CPW’s Fine Food & Spirits at 2422 Stantonsburg Road in the Stanton Square shopping center in Greenville has over 25 years of experience transforming pizza dough and pasta into culinary masterpieces. Located near Vidant Medical Center, the eatery provides a casual, inviting wide-open dining room with an open-air kitchen and a mixture of low-top and high-top tables and comfy, spacious booths.
Ralph Walton has been co-owner since it started in 1995. The elevated menu features a wide array of Italian and American dishes. Some menu items include a chef’s house dip served in a bread bowl with home-fried dipping chips; big, glorious salads such as the raspberry walnut or salmon Caesar; sandwiches like the meatball hoagie; and classic pastas, specialty dishes and oven pizzas. You can come for a quick soup, salad or sandwich for lunch or sit down with the family for dinner.
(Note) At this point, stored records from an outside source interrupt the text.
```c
int spmv_hip_set_option(const char *key, long value)
{
    int i, rc = SPMV_HIP_OK;
    pthread_mutex_lock(&g_opt_lock);
    i = opt_find(key);
    if (i < 0 || !opt_legal(&g_opts[i], value)) rc = SPMV_HIP_E_ARG;
    else g_opts[i].value = value;
    pthread_mutex_unlock(&g_opt_lock);
    if (rc) spmv_set_error(rc, "set_option", key ? key : "(null)");
    return rc;
}

long spmv_hip_get_option(const char *key)
{
    long v = -1;
    int i;
    pthread_mutex_lock(&g_opt_lock);
    i = opt_find(key);
    if (i >= 0) v = t_over_set[i] ? t_over[i] : g_opts[i].value;
    pthread_mutex_unlock(&g_opt_lock);
    return v;
}

int spmv_hip_set_thread_option(const char *key, long value)
{
    int i, rc = SPMV_HIP_OK;
    pthread_mutex_lock(&g_opt_lock);
    i = opt_find(key);
    if (i < 0 || !opt_legal(&g_opts[i], value)) rc = SPMV_HIP_E_ARG;
    pthread_mutex_unlock(&g_opt_lock);
    if (rc) { spmv_set_error(rc, "set_thread_option", key ? key : "(null)"); return rc; }
    t_over[i] = value;
    t_over_set[i] = 1;
    return SPMV_HIP_OK;
}

void spmv_hip_clear_thread_options(void) { memset(t_over_set, 0, sizeof t_over_set); }

void spmv_options_snapshot(spmv_options *out)
{
    int i;
    pthread_mutex_lock(&g_opt_lock);
    for (i = 0; i < SPMV_N_OPTS; ++i) {
        (void) opt_find(g_opts[i].key);
        out->v[i] = t_over_set[i] ? t_over[i] : g_opts[i].value;
    }
    pthread_mutex_unlock(&g_opt_lock);
}
// ... 24 lines not shown
    const int NB = SPMV_LEN_BUCKETS;
    double best = -1.0;
    int L, best_l = pow2_at_least(st->mean_row_len / 4.0, 1, 64), best_thr = 0;
    long long rows_all = 0;
    int b;
    for (b = 0; b < NB; ++b) rows_all += st->hist_rows[b];
    *cost_out = -1.0;
    if (rows_all <= 0) { *lanes_out = best_l; *thr_out = 0; return; }
    for (L = 1; L <= 64; L <<= 1) {
        const int R = 64 / L;
        const int def_thr = L * 64 > 256 ? L * 64 : 256;
        int cand;
        for (cand = -1; cand < NB - 1; ++cand) {
            const int thr = cand < 0 ? def_thr : (4 << cand);
            long long rows_short = 0, cum = 0;
            double nnz_long = 0.0, e_max = 0.0, f_prev = 0.0, cost;
            int last_short = -1;
            if (cand >= 0 && (thr < 64 || thr < 4 * L || thr >= def_thr)) continue;
            for (b = 0; b < NB; ++b) {
                const int upper_ok = b < NB - 1 ? (4 << b) <= thr : st->max_row_len <= thr;
                if (upper_ok) { rows_short += st->hist_rows[b]; last_short = b; }
                else nnz_long += (double) st->hist_nnz[b];
            }
            for (b = 0; b <= last_short && rows_short > 0; ++b) {
                double mean_len, it, f;
                if (st->hist_rows[b] == 0) continue;
                cum += st->hist_rows[b];
                mean_len = (double) st->hist_nnz[b] / (double) st->hist_rows[b];
                it = (double) (long long) ((mean_len + 4.0 * L - 1.0) / (4.0 * L));
                if (it < 1.0) it = 1.0;
                f = pow_int((double) cum / (double) rows_short, R);
                e_max += (1.0 + 3.0 * (it - 1.0)) * (f - f_prev);
                f_prev = f;
            }
            cost = (double) rows_short / R * e_max + nnz_long / 256.0 * 1.1;
            if (best < 0.0 || cost < best * 0.98 || (cost <= best && L > best_l)) {
                best = cost;
                best_l = L;
                best_thr = cand < 0 ? 0 : thr;
            }
        }
    }
    *lanes_out = best_l;
    *thr_out = best_thr;
    *cost_out = best;
}

static int choose_sell_long_threshold(const spmv_stats *st, int sigma)
{
    const int NB = SPMV_LEN_BUCKETS;
    double best_cost = -1.0;
    int best_thr = 0, best_cand = SPMV_LEN_BUCKETS, cand, b;
    if (st->m <= 0 || st->nnz <= 0) return 0;
    for (cand = NB; cand >= 1; --cand) {
        double cost = 0.0;
        for (b = 0; b < NB; ++b) {
            const double rows = (double) st->hist_rows[b], nnz = (double) st->hist_nnz[b];
            if (rows <= 0.0) continue;
            if (b < cand) {
                double upper = b < NB - 1 ? (double) (4 << b) : (double) st->max_row_len;
                if (upper > (double) st->max_row_len) upper = (double) st->max_row_len;
                const double lower = b == 0 ? 0.0 : (double) (4 << (b - 1));
                const double per_window = rows * (double) sigma / (double) st->m;
                double span = (upper - lower) * (per_window >= 64.0 ? 64.0 / per_window : 1.0);
                if (per_window < 64.0) span += upper - nnz / rows;
                cost += nnz + rows * span * 0.5;
            } else {
                cost += nnz * 1.05;
            }
        }
        if (best_cost < 0.0 || cost < best_cost * 0.97) {
            best_cost = cost;
            best_cand = cand;
        }
    }
    while (best_cand < NB && best_cand > 1) {
        const double per_window = (double) st->hist_rows[best_cand - 1] * (double) sigma / (double) st->m;
        if (per_window > 0.0 && per_window < 64.0) --best_cand; else break;
    }
    best_thr = best_cand >= NB ? 0 : (4 << (best_cand - 1));
    return best_thr;
}

void spmv_plan_choose(SPMV_METHODS requested, const spmv_stats *st, size_t value_size, const spmv_options *opt,
                      spmv_plan *plan, SPMV_METHODS *actual, int allow_auto)
{
    long lanes = opt->v[SPMV_OPT_LANES_PER_ROW];
    long rb = opt->v[SPMV_OPT_ROWBLOCK_NNZ];
    double vector_cost = -1.0;
    memset(plan, 0, sizeof *plan);
    plan->vector_form = (int) opt->v[SPMV_OPT_VECTOR_FORM];
    plan->x_windows = (int) opt->v[SPMV_OPT_X_WINDOWS];
    plan->xcd_order = (int) opt->v[SPMV_OPT_XCD_ORDER];
    plan->csr5_two_deep = (int) opt->v[SPMV_OPT_CSR5_TWO_DEEP];
    plan->run_tiles = (int) opt->v[SPMV_OPT_RUN_TILES];
    plan->row_forward = (int) opt->v[SPMV_OPT_ROW_FORWARD];
    plan->pack_values = (int) opt->v[SPMV_OPT_PACK_VALUES];
    plan->forced = plan->vector_form != 0 || plan->x_windows != 1 || plan->xcd_order != 1 || plan->csr5_two_deep != 0 || plan->run_tiles != 1 || plan->row_forward != 1;
    plan->autotune = (int) opt->v[SPMV_OPT_AUTOTUNE];
    plan->sell_c = (int) opt->v[SPMV_OPT_SELL_C];
    plan->sell_sigma = (int) opt->v[SPMV_OPT_SELL_SIGMA];
    plan->sell_lds_x = (int) opt->v[SPMV_OPT_SELL_LDS_X];
    plan->sell_long_thr = (int) opt->v[SPMV_OPT_SELL_LONG_THR];
    plan->cache_block = (int) opt->v[SPMV_OPT_CACHE_BLOCK];
    plan->slab_kib = (int) opt->v[SPMV_OPT_SLAB_KIB];
    plan->block_rows = (int) opt->v[SPMV_OPT_BLOCK_ROWS];
    plan->blk_waves = (int) opt->v[SPMV_OPT_BLK_WAVES];
    plan->blk_groups = (int) opt->v[SPMV_OPT_BLK_GROUPS];
    plan->blk_subsort = (int) opt->v[SPMV_OPT_BLK_SUBSORT];
    plan->deterministic = (int) opt->v[SPMV_OPT_DETERMINISTIC];
    plan->csr5_sigma = (int) opt->v[SPMV_OPT_CSR5_SIGMA];
    if (rb > 0) plan->rowblock_nnz = (int) rb;
    else {
        double share = 256.0 * st->mean_row_len;
        if (share < 2048.0) share = 2048.0;
        if (share > 65536.0) share = 65536.0;
        plan->rowblock_nnz = (int) share;
    }
    if (lanes > 0) plan->lanes_per_row = (int) lanes;
    else choose_vector_shape(st, &plan->lanes_per_row, &plan->long_thr, &vector_cost);
    (void) value_size;
    if (allow_auto && opt->v[SPMV_OPT_AUTO_METHOD] >= 1 && st->m > 0) {
        const int regular = st->mean_row_len >= 4.0 && (double) st->max_row_len <= 4.0 * st->mean_row_len &&
                            (double) st->empty_rows <= 0.01 * (double) st->m;
        double slots = 0.0;
        const double chunk = 4.0 * plan->lanes_per_row;
        int b;
        for (b = 0; b < SPMV_LEN_BUCKETS; ++b)
            if (st->hist_rows[b] > 0) {
                const double mean_len = (double) st->hist_nnz[b] / (double) st->hist_rows[b];
                double passes = (double) (long long) ((mean_len + chunk - 1.0) / chunk);
                if (passes < 1.0) passes = 1.0;
                slots += (double) st->hist_rows[b] * passes * chunk;
            }
        requested = regular && (slots <= 0.0 || (double) st->nnz >= 0.9 * slots) ? Method_Parallel : Method_CSR5SPMV;
    }
    *actual = requested;
    switch (requested) {
    case Method_Parallel:
        plan->sched = SPMV_SCHED_CSR_VECTOR;
        break;
    case Method_Balanced:
    case Method_Balanced2: {
        int worker_share = plan->lanes_per_row * 64 > 256 ? plan->lanes_per_row * 64 : 256;
        if (worker_share > plan->rowblock_nnz) worker_share = plan->rowblock_nnz;
        if (st->max_row_len > worker_share) {
            *actual = Method_Balanced2;
            plan->sched = SPMV_SCHED_NNZ_SPLIT;
        } else {
            *actual = Method_Balanced;
            plan->sched = SPMV_SCHED_ROWBLOCK;
        }
        break;
    }
    case Method_Balanced_Yid:
        plan->sched = SPMV_SCHED_NNZ_SPLIT;
        break;
    case Method_SellCSigma:
        plan->sched = SPMV_SCHED_SELL;
        if (plan->sell_long_thr == 0) {
            const int t = choose_sell_long_threshold(st, plan->sell_sigma);
            double cap = 8.0 * st->mean_row_len;
            if (cap < 64.0) cap = 64.0;
            if (t > 0 && (double) t < cap) plan->sell_long_thr = t;
        }
        break;
    case Method_CSR5SPMV:
        plan->sched = SPMV_SCHED_CSR5;
        break;
    case Method_Serial:
    default:
        *actual = Method_Serial;
        plan->sched = SPMV_SCHED_CSR_SCALAR;
        break;
    }
    if ((plan->sched == SPMV_SCHED_CSR_VECTOR || plan->sched == SPMV_SCHED_SELL) && lanes == 0 && !plan->forced && vector_cost > 0.0 &&
        !(plan->sched == SPMV_SCHED_SELL && (opt->v[SPMV_OPT_SELL_SIGMA] != 1024 || opt->v[SPMV_OPT_SELL_LONG_THR] != 0 || opt->v[SPMV_OPT_SELL_LDS_X] != 1)) &&
        st->mean_row_len < 8.0 && (double) st->nnz / 256.0 * 1.1 < 0.5 * vector_cost)
        plan->sched = SPMV_SCHED_NNZ_SPLIT;
}
// ... 1 lines not shown
```

spmv_amd/csrc/spmv_shim.h:

```cpp
#ifndef SPMV_SHIM_H
#define SPMV_SHIM_H
#include <stddef.h>
#include "spmv_hip.h"

#if defined(__cplusplus)
extern "C" {
#endif

typedef struct spmv_dev spmv_dev;
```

“We tried to create an atmosphere that is trendy and fun, yet authentic where we serve you tasty home-cooked food with rotating themes and flavors to match your evolving tastes,” Walton said. “Working here for so long allows me the opportunity to watch my staff grow up right before my eyes. They start out as college kids and years later, even after they leave and start their lives, I get to see them get married, have kids, and keep living. This is one of my favorite parts about this job and the second is being able to create and present food to our customers from different regions and introduce them to new tastes and flavors.”
Walton also is an avid traveler and throughout the years has created themed menus called the “CPW’s Road Food Tour” to celebrate cuisine ranging from Caribbean and Pacific Rim to Madi Gras Cajun. The menus rotate about every six weeks. The current menu is the “Seafood Edition” which features items like fish and chips, she-crab soup and Bamonte’s scallops and pancetta based on a dish from Bamonte’s In Brooklyn, N.Y. Made with imported pancetta sauteed with tender bay scallops and tossed in a linguine with a lemon cream sauce, this dish was dreamy from the first bite.
Their massive u-shaped bar at CPW’s has lots of seats and offers a large wine list and full bar service from hand-crafted cocktails to classic drinks. Twelve beers also are on tap. The Blueberry Mojito made with Bicardi rum, fresh blueberries muddled with mint, soda water, and a splash of simple syrup was soft, sweet, bright and refreshing; a great start to any meal.
To start my tasting, I sampled the crab cakes paired with a homemade remoulade sauce. The appetizer includes two cakes made with fresh crab meat mixed with a bit of Panko bread crumbs and spices then pan-seared served with a lemon wedge. “The flavor builds like chord music with high notes and mid notes from the sweet crab to the lemon to the rich sauce,” Walton said. The flavor was superb and fresh and was filled with lots of yummy crab. The remoulade was fashioned after the famous Commander’s Palace sauce and was bright and tangy made with emulsified mayo whipped with egg, oil, Old Bay seasoning, a touch of hot pepper, and lemon juice.
Next up, the classic Italian lasagna starts with creamy ricotta cheese, a seasoned meat sauce, homemade marinara and plenty of melted mozzarella. CPW’s has nailed this one-pound wonder. It has hearty layers of robust and savory flavors all topped with dreamy layers of cheese, baked in the oven and served with the perfect cheesy crust top. I wish you could have smelled the aroma coming off the plate when they brought it to the table.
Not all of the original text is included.